Appaga qui le simpatie divine
di fragranze lugubri umida usura,
e godono di far bella congiura
gli alabastri d’un piè, gli ori d’un crine.
Edera tronco mai, smilace pietra
non stringe sí, com’ella stringe un Dio,
perché dimostri a lei piede ch’è pio
al novello cammin la via dell’etra.
Benché vegga Giesu fatto cortese,
a tanta cortesia l’occhio non fisa;
stassene addietro mesta e ben s’avvisa
che rimirar non dèe nume ch’offese.
Il Redentor non sa partirsi intanto,
che pur di Maddalena è fatto amante,
e rivolto a goder quel suo sembiante,
piangente il vede ed egli gode il pianto.
Oh di pianto orator dedalee vene,
che convincono Dio, quantunque mute!
Perché malvagitá speri salute,
quel che non può la lingua, il pianto ottiene.

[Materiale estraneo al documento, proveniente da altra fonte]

+template <class Desc, class Fields>
+sec::AffineClass affine_class(const std::vector<sec::Tile> &tiles, const std::vector<Desc> &descs, int nshape, int naddr,
+                              Fields fields, std::vector<size_t> &start)
+{
+    sec::AffineClass cls;
+    cls.nshape = nshape;
+    cls.naddr = naddr;
+    std::vector<uint64_t> sh((size_t)nshape), ad((size_t)naddr);
+    for (size_t i = 0; i < tiles.size();) {
+        size_t j = i + 1;
+        while (j < tiles.size() && tiles[j].chunk == tiles[i].chunk)
+            ++j;
+        fields(descs[tiles[i].chunk], sh.data(), ad.data());
+        cls.add(tiles[i].chunk, j - i, sh.data(), ad.data());
+        start.push_back(i);
+        i = j;
+    }
+    start.push_back(tiles.size());
+    return cls;
+}
+
+void take_affine_encode(int mode, const std::vector<sec::EncDesc> &descs, Bins &bins, std::vector<AffineGroup> &out)
+{
+    if (mode == 0 || SEC_XCD_ORDER == 1)
+        return;
+    for (auto &kv : bins) {
+        const auto [kind, rows, U, lanes, wide] = kv.first;
+        std::vector<sec::Tile> &tiles = kv.second;
+        const bool bs = kind == 3;
+        if (tiles.empty() || wide || (bs ? U != 0 : (kind != 0 || U != 1)) || !affine_rule(mode, false, kind, lanes))
+            continue;
+        std::vector<size_t> start;
+        const sec::AffineClass cls = affine_class(
+            tiles, descs, 6, 2,
+            [](const sec::EncDesc &d, uint64_t *sh, uint64_t *ad) {
+                const uint64_t f[6] = {d.B, d.k, d.p, d.tab, d.valid, d.par_stride};
+                std::copy(f, f + 6, sh);
+                ad[0] = d.in_off;
+                ad[1] = d.par_off;
+            },
+            start);
+        const sec::AffineRun run = sec::affine_find(cls);
+        if (run.count == 0 || run.tiles > 0xFFFFFFFFull)
+            continue;
+        AffineGroup ag{};
+        const size_t t0 = start[run.first], t1 = start[run.first + run.count];
+        if (!sec::affine_map_of(&tiles[t0], (uint32_t)cls.tiles[run.first], ag.enc.map))
+            continue;
+        const sec::EncDesc &d0 = descs[cls.id[run.first]];
+        ag.enc.d0 = d0;
+        ag.enc.in_step = run.count > 1 ? descs[cls.id[run.first] + 1].in_off - d0.in_off : 0;
+        ag.enc.par_step = run.count > 1 ? descs[cls.id[run.first] + 1].par_off - d0.par_off : 0;
+        ag.g = Group{rows, U, lanes, wide, 0, (uint32_t)(t1 - t0), kind};
+        tiles.erase(tiles.begin() + t0, tiles.begin() + t1);
+        out.push_back(ag);
+    }
+}
+
+void take_affine_decode(int mode, const std::vector<sec::DecDesc> &descs, const std::vector<uint64_t> &soff,
+                        const std::vector<uint32_t> &srow, const std::vector<uint32_t> &mrow,
+                        const std::vector<uint32_t> &savail, Bins &bins, std::vector<AffineGroup> &out)
+{
+    if (mode == 0 || SEC_XCD_ORDER == 1)
+        return;
+    constexpr int KS = sec::kBatchVecs;
+    for (auto &kv : bins) {
+        const auto [kind, rows, U, lanes, wide] = kv.first;
+        std::vector<sec::Tile> &tiles = kv.second;
+        if (tiles.empty() || wide || U != 1 || !affine_rule(mode, true, kind, lanes))
+            continue;
+        std::vector<size_t> start;
+        const sec::AffineClass cls = affine_class(
+            tiles, descs, 6 + 3 * KS, 1 + KS,
+            [&](const sec::DecDesc &d, uint64_t *sh, uint64_t *ad) {
+                const uint64_t f[6] = {d.B, d.k, d.e, d.tab, d.valid, d.n};
+                std::copy(f, f + 6, sh);
+                std::fill(sh + 6, sh + 6 + 3 * KS, 0);
+                std::fill(ad, ad + 1 + KS, 0);
+                ad[0] = d.out_off;
+                for (uint32_t c = 0; c < d.k; ++c) {
+                    sh[6 + c] = srow[d.slot0 + c];
+                    sh[6 + KS + c] = mrow[d.slot0 + c];
+                    sh[6 + 2 * KS + c] = savail[d.slot0 + c];
+                    ad[1 + c] = soff[d.slot0 + c];
+                }
+            },
+            start);
+        const sec::AffineRun run = sec::affine_find(cls);
+        if (run.count == 0 || run.tiles > 0xFFFFFFFFull)
+            continue;
+        AffineGroup ag{};
+        const size_t t0 = start[run.first], t1 = start[run.first + run.count];
+        if (!sec::affine_map_of(&tiles[t0], (uint32_t)cls.tiles[run.first], ag.dec.map))
+            continue;
+        const sec::DecDesc &d0 = descs[cls.id[run.first]];
+        const sec::DecDesc *d1 = run.count > 1 ? &descs[cls.id[run.first] + 1] : nullptr;
+        sec::DecAffine &a = ag.dec;
+        a.d0 = d0;
+        a.d0.slot0 = 0;
+        a.out_step = d1 ? d1->out_off - d0.out_off : 0;
+        for (uint32_t c = 0; c < d0.k; ++c) {
+            a.off[c] = soff[d0.slot0 + c];
+            a.off_step[c] = d1 ? soff[d1->slot0 + c] - soff[d0.slot0 + c] : 0;
+            a.row[c] = srow[d0.slot0 + c];
+            a.miss[c] = mrow[d0.slot0 + c];
+            a.avail[c] = savail[d0.slot0 + c];
+        }
+        ag.g = Group{rows, U, lanes, wide, 0, (uint32_t)(t1 - t0), kind};
+        tiles.erase(tiles.begin() + t0, tiles.begin() + t1);
+        out.push_back(ag);
+    }
+}
+
 template <class InBytes>
 std::vector<std::pair<int64_t, int64_t>> slab_ranges(bool host, int64_t nchunks, InBytes in_bytes, size_t slab)
 {
@@ -576,6 +703,8 @@
     int64_t syn_chunks = 0, direct_chunks = 0, fused_chunks = 0;
     int64_t chk_bs_chunks = 0, chk_direct_chunks = 0;
     int64_t rep_bs_chunks = 0, rep_direct_chunks = 0;
+    int affine_mode = -1;
+    int64_t affine_launches = 0, record_launches = 0;
 
     hipStream_t stream() const { return ext ? ext : own; }
     hipEvent_t ev()
@@ -743,12 +872,14 @@
     for (const auto &pe : pending)
         coef_off.push_back(img.put(pe.coef.data(), pe.coef.size()));
     const size_t bytes = img.bytes.size();
-    RC(pin_wait(ctx));
-    RC(ctx->pin.ensure(bytes));
-    memcpy(ctx->pin.p, img.bytes.data(), bytes);
-    RC(plan.meta.ensure(bytes));
-    CK(hipMemcpyAsync(plan.meta.p, ctx->pin.p, bytes, hipMemcpyHostToDevice, ctx->stream()));
-    CK(hipEventRecord(ctx->pin_ev, ctx->stream()));
+    if (bytes) {
+        RC(pin_wait(ctx));
+        RC(ctx->pin.ensure(bytes));
+        memcpy(ctx->pin.p, img.bytes.data(), bytes);
+        RC(plan.meta.ensure(bytes));
+        CK(hipMemcpyAsync(plan.meta.p, ctx->pin.p, bytes, hipMemcpyHostToDevice, ctx->stream()));
+        CK(hipEventRecord(ctx->pin_ev, ctx->stream()));
+    }
     for (size_t i = 0; i < pending.size(); ++i) {
         int e = sec_launch_expand(plan.meta.as<uint8_t>(coef_off[i]), (uint32_t)pending[i].coef.size(),
                                   tc.buf.as<uint32_t>() + pending[i].dst, ctx->stream());
@@ -1010,9 +1141,12 @@
             else if (p > 0)
                 add_work(bins, tail, (uint32_t)(i - c0), B, valid, p, c.k, false, narrow);
         }
+        take_affine_encode(ctx->affine_mode, descs, bins, sp.affine);
         std::vector<sec::Tile> tiles;
         flatten(bins, sp.groups, tiles, false);
         sp.ntail = (uint32_t)tail.size();
+        if (tiles.empty() && tail.empty())
+            descs.clear();
         sp.dig_off = sp.out_bytes;
         if (host && digest)
             sp.out_bytes += (uint64_t)msgs.size() * 20;
@@ -1044,6 +1178,15 @@
     const sec::EncDesc *dd = plan.meta.as<sec::EncDesc>(sp.off_desc);
     const sec::Tile *dt = plan.meta.as<sec::Tile>(sp.off_tiles);
     const uint32_t *tabs = ctx->enc_tabs.buf.as<uint32_t>();
+    for (const AffineGroup &ag : sp.affine) {
+        const Group &g = ag.g;
+        int e = g.mfma == 3 ? sec_launch_encode_bs_affine(g.rows, g.lanes, in, par, ag.enc, g.count, s)
+                            : sec_launch_encode_affine(g.rows, g.lanes, in, par, ag.enc, g.count, tabs, s);
+        if (e)
+            return hip_fail((hipError_t)e, g.mfma == 3 ? "sec_encode_bs_affine_kernel" : "sec_encode_affine_kernel");
+    }
+    ctx->affine_launches += (int64_t)sp.affine.size();
+    ctx->record_launches += (int64_t)sp.groups.size();
     for (const Group &g : sp.groups) {
         int e = g.mfma == 3 ? sec_launch_encode_bs(g.rows, g.U == kBsPair ? -2 : g.U, g.lanes, in, par, dd,
                                                    dt + g.first, g.count, s)
@@ -1395,8 +1538,16 @@
                 if (kv.first >= kSolveLds && big(kv.second, vB))
                     xcd_order(kv.second);
         }
+        take_affine_decode(ctx->affine_mode, descs, soff, srow, mrow, savail, bins, sp.affine);
         std::vector<sec::Tile> tiles;
         flatten(bins, sp.groups, tiles, true);
+        if (tiles.empty() && tail.empty()) {
+            descs.clear();
+            soff.clear();
+            srow.clear();
+            mrow.clear();
+            savail.clear();
+        }
         const std::vector<sec::Tile> stl = flatten_keyed(stiles, sp.syn1), vtl = flatten_keyed(vtiles, sp.syn2),
                                      ftl = flatten_keyed(ftiles, sp.synf);
         sp.off_ftiles = img.put(ftl.data(), ftl.size() * sizeof(sec::Tile));
@@ -1411,7 +1562,8 @@
         sp.off_desc = img.put(descs.data(), descs.size() * sizeof(sec::DecDesc));
         sp.off_tiles = img.put(tiles.data(), tiles.size() * sizeof(sec::Tile));
         sp.off_tail = img.put(tail.data(), tail.size() * sizeof(sec::TailItem));
-        soff.resize(soff.size() + sec::kBatchVecs, 0);
+        if (!soff.empty())
+            soff.resize(soff.size() + sec::kBatchVecs, 0);
         sp.off_soff = img.put(soff.data(), soff.size() * 8);
         sp.off_srow = img.put(srow.data(), srow.size() * 4);
         sp.off_mrow = img.put(mrow.data(), mrow.size() * 4);
@@ -1431,6 +1583,13 @@
     const uint32_t *tabs = ctx->dec_tabs.buf.as<uint32_t>();
     const sec::DecSlots sl{plan.meta.as<uint64_t>(sp.off_soff), plan.meta.as<uint32_t>(sp.off_srow),
                            plan.meta.as<uint32_t>(sp.off_mrow), plan.meta.as<uint32_t>(sp.off_savail)};
+    for (const AffineGroup &ag : sp.affine) {
+        int e = sec_launch_decode_affine(ag.g.rows, ag.g.lanes, ag.g.mfma, blocks, out, ag.dec, ag.g.count, tabs, s);
+        if (e)
+            return hip_fail((hipError_t)e, "sec_decode_affine_kernel");
+    }
+    ctx->affine_launches += (int64_t)sp.affine.size();
+    ctx->record_launches += (int64_t)sp.groups.size();
     for (const Group &g : sp.groups) {
         int e = sec_launch_rows(g.rows, g.U, g.wide, g.lanes, blocks, out, dd, dt + g.first, g.count, tabs, sl, s,
                                 g.mfma);
@@ -3922,6 +4081,28 @@
     return SEC_OK;
 }
 
+int sec_ctx_set_affine(sec_ctx *ctx, int mode)
+{
+    if (!ctx || mode < -1 || mode > 1)
+        return SEC_EINVAL;
+    if (ctx->affine_mode == mode)
+        return SEC_OK;
+    RC(set_dev(ctx));
+    RC(drain_all(ctx));
+    ctx->affine_mode = mode;
+    ctx->enc_plan.valid = ctx->dec_plan.valid = false;
+    return SEC_OK;
+}
+
+int sec_ctx_affine_launches(sec_ctx *ctx, int64_t *affine, int64_t *record)
+{
+    if (!ctx || !affine || !record)
+        return SEC_EINVAL;
+    *affine = ctx->affine_launches;
+    *record = ctx->record_launches;
+    return SEC_OK;
+}
+
 int sec_ctx_decode_methods(sec_ctx *ctx, int64_t *fused, int64_t *pair, int64_t *two_kernel, int64_t *direct)
 {
     if (!ctx)
diff --git a/storb_amd/csrc/kernels.hip b/storb_amd/csrc/kernels.hip
--- a/storb_amd/csrc/kernels.hip
+++ b/storb_amd/csrc/kernels.hip
@@ -3,6 +3,7 @@
 
 #include <type_traits>
 
+#include "affine_plan.hpp"
 #include "kernels.hpp"
 
 using u8 = uint8_t;
@@ -303,6 +304,21 @@
         encode_ragged<R>(in, par, d, tl, tabs);
 }
 
+template <int R>
+__global__ __launch_bounds__(sec::max_lanes(R, 1)) void sec_encode_affine_kernel(const u8 *__restrict__ in,
+                                                                                 u8 *__restrict__ par,
+                                                                                 const sec::EncAffine a,
+                                                                                 const u32 *__restrict__ tabs)
+{
+    const sec::Tile tl = sec::affine_tile(a.map, blockIdx.x);
+    const sec::EncDesc d = sec::affine_desc(a, tl.chunk);
+    const u32 t = tl.t0 + threadIdx.x * sec::kLaneBytes;
+    if (t < d.valid)
+        encode_main<R, 1, false>(in, par, d, tl, tabs, t);
+    if (tl.ntail)
+        encode_ragged<R>(in, par, d, tl, tabs);
+}
+
 template <int R, int U, bool W>
 __device__ __forceinline__ void encode_main(const u8 *__restrict__ in, u8 *__restrict__ par, const sec::EncDesc &d,
                                             const sec::Tile &tl, const u32 *__restrict__ tabs, u32 t)
@@ -434,14 +450,14 @@
     }
 }
 
-template <int R, int U, bool W, int KBX>
+template <int R, int U, bool W, int KBX, class Slots>
 __device__ __forceinline__ void decode_main(const u8 *__restrict__ blocks, u8 *__restrict__ out,
                                             const sec::DecDesc &d, const sec::Tile &tl, u32 t,
-                                            const u32 *__restrict__ tabs, const sec::DecSlots sl);
-template <int R>
+                                            const u32 *__restrict__ tabs, const Slots sl);
+template <int R, class Slots>
 __device__ __forceinline__ void decode_ragged(const u8 *__restrict__ blocks, u8 *__restrict__ out, const sec::DecDesc &d,
                                            const sec::Tile &tl, const u32 *__restrict__ tabs,
-                                           const sec::DecSlots sl);
+                                           const Slots sl);
 
 template <int R, int U, bool W, int KBX>
 __global__ __launch_bounds__(sec::max_lanes(R, U)) void sec_decode_kernel(const u8 *__restrict__ blocks, u8 *__restrict__ out,
@@ -459,10 +475,38 @@
         decode_ragged<R>(blocks, out, d, tl, tabs, sl);
 }
 
-template <int R>
+struct AffineOff {
+    const u64 *base, *step;
+    u32 chunk, i0;
+    __device__ __forceinline__ AffineOff operator+(u32 n) const { return AffineOff{base, step, chunk, i0 + n}; }
+    __device__ __forceinline__ u64 operator[](u32 i) const { return base[i0 + i] + (u64)chunk * step[i0 + i]; }
+};
+struct DecAffineSlots {
+    AffineOff off;
+    const u32 *row, *miss, *avail;
+};
+
+template <int R, int KBX>
+__global__ __launch_bounds__(sec::max_lanes(R, 1)) void sec_decode_affine_kernel(const u8 *__restrict__ blocks,
+                                                                                 u8 *__restrict__ out,
+                                                                                 const sec::DecAffine a,
+                                                                                 const u32 *__restrict__ tabs)
+{
+    const sec::Tile tl = sec::affine_tile(a.map, blockIdx.x);
+    sec::DecDesc d = a.d0;
+    d.out_off += (u64)tl.chunk * a.out_step;
+    const DecAffineSlots sl{AffineOff{a.off, a.off_step, tl.chunk, 0}, a.row, a.miss, a.avail};
+    const u32 t = tl.t0 + threadIdx.x * sec::kLaneBytes;
+    if (t < d.valid)
+        decode_main<R, 1, false, KBX>(blocks, out, d, tl, t, tabs, sl);
+    if (tl.ntail)
+        decode_ragged<R>(blocks, out, d, tl, tabs, sl);
+}
+
+template <int R, class Slots>
 __device__ __forceinline__ void decode_ragged(const u8 *__restrict__ blocks, u8 *__restrict__ out, const sec::DecDesc &d,
                                               const sec::Tile &tl, const u32 *__restrict__ tabs,
-                                              const sec::DecSlots sl)
+                                              const Slots sl)
 {
     for (u32 i = ragged_lane0(d.valid, tl.t0); i < tl.ntail; i += blockDim.x) {
         const u32 tp = d.valid + i;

Ottien perdono, e non qual era è tutta,
postergato l’inferno, al ciel rivolta;
e da’ lacci mondani al fin disciolta,
degli affetti s’oppone all’aspra lutta.
Delle spoglie ch’avean tesori eoi
povera fa la piú caduca salma,
e spoglia delle membra, oblia dell’alma,
come gli abiti suoi, gli abiti suoi.
Lascia i bissi piú molli e d’irte lane
al molle petto i bei candori ammanta;
ignudo brama il piede, o talor vanta
di coturno piú vil piante villane.
Pruine di cerussa ella delude
e di cinabro invetrïate fiamme,
ché non piú brama adulterar le mamme
e vuol di stranio ardor le gote ignude.
Sdegna quanto pria volle. Al mar di Gnido
non piú le squadre imprigionate invola,
né per servir l’ambizïosa gola
agli augelli di Colchi insidia il nido.
Giá le crapule sue son l’astinenze
per dar legge frugale a’ lussi sciolti;
richiama a sanitá sensi piú stolti
e dánno economie le penitenze.
Le dovizie detesta e le divide
a povertá, ch’è della fame afflitta;
cieca spelonca agli anni suoi prescritta,
agli anni suoi bel paradiso arride.
Fugge dalle cittá, fugge alle selve
e cangia in cavo speco i suoi palagi;
e se gli uomini pria trovò malvagi,
ora bontá san palesar le belve.
Tra l’angustie piú corte aduna i passi
ed ama calpestar dumi spinosi.
Vuol poi, per disturbar lenti riposi,
piume le paglie ed origlieri i sassi.
Qui su roso macigno altar dispone,
dove invece d’incenso offre i sospiri,
e con ostie di sangue e di martíri
memorie di clemenza al cielo espone.
Vive cosí piú lustri. Ed un sol grato
raggio consolator appena vede,
ed ha, s’è d’ombre eterne un antro erede,
sepolcro alla sua morte anticipato.
Del manto a lei co’ piú sdruciti velli
tempo divorator non fa piú scudo;
ma pure all’onestá del corpo ignudo
fanno splendida veste i suoi capelli.
Stupor non è che ’l pendulo tesoro,
impudico non piú, rassembri onesto:
ché se baciò d’un Cristo il piè modesto,
or tesse alla modestia argine d’oro.
Talor d’Averno empio drappello afflige
la bella penitente, e l’etra accorre,
mentre pennuto esercito giú corre
e giú disperge i cittadin di Stige;
flagella d’arpa aurata indi le corde,
e sposa all’arpa analogia di lode.
Respira intanto Maddalena e gode
letizie vive all’armonia concorde.
Gode cosí tra le beate schiere
pegno di gloria. Ed accorciate l’ore,
deliquio tenerissimo d’amore
l’anima scioglie a passeggiar le sfere.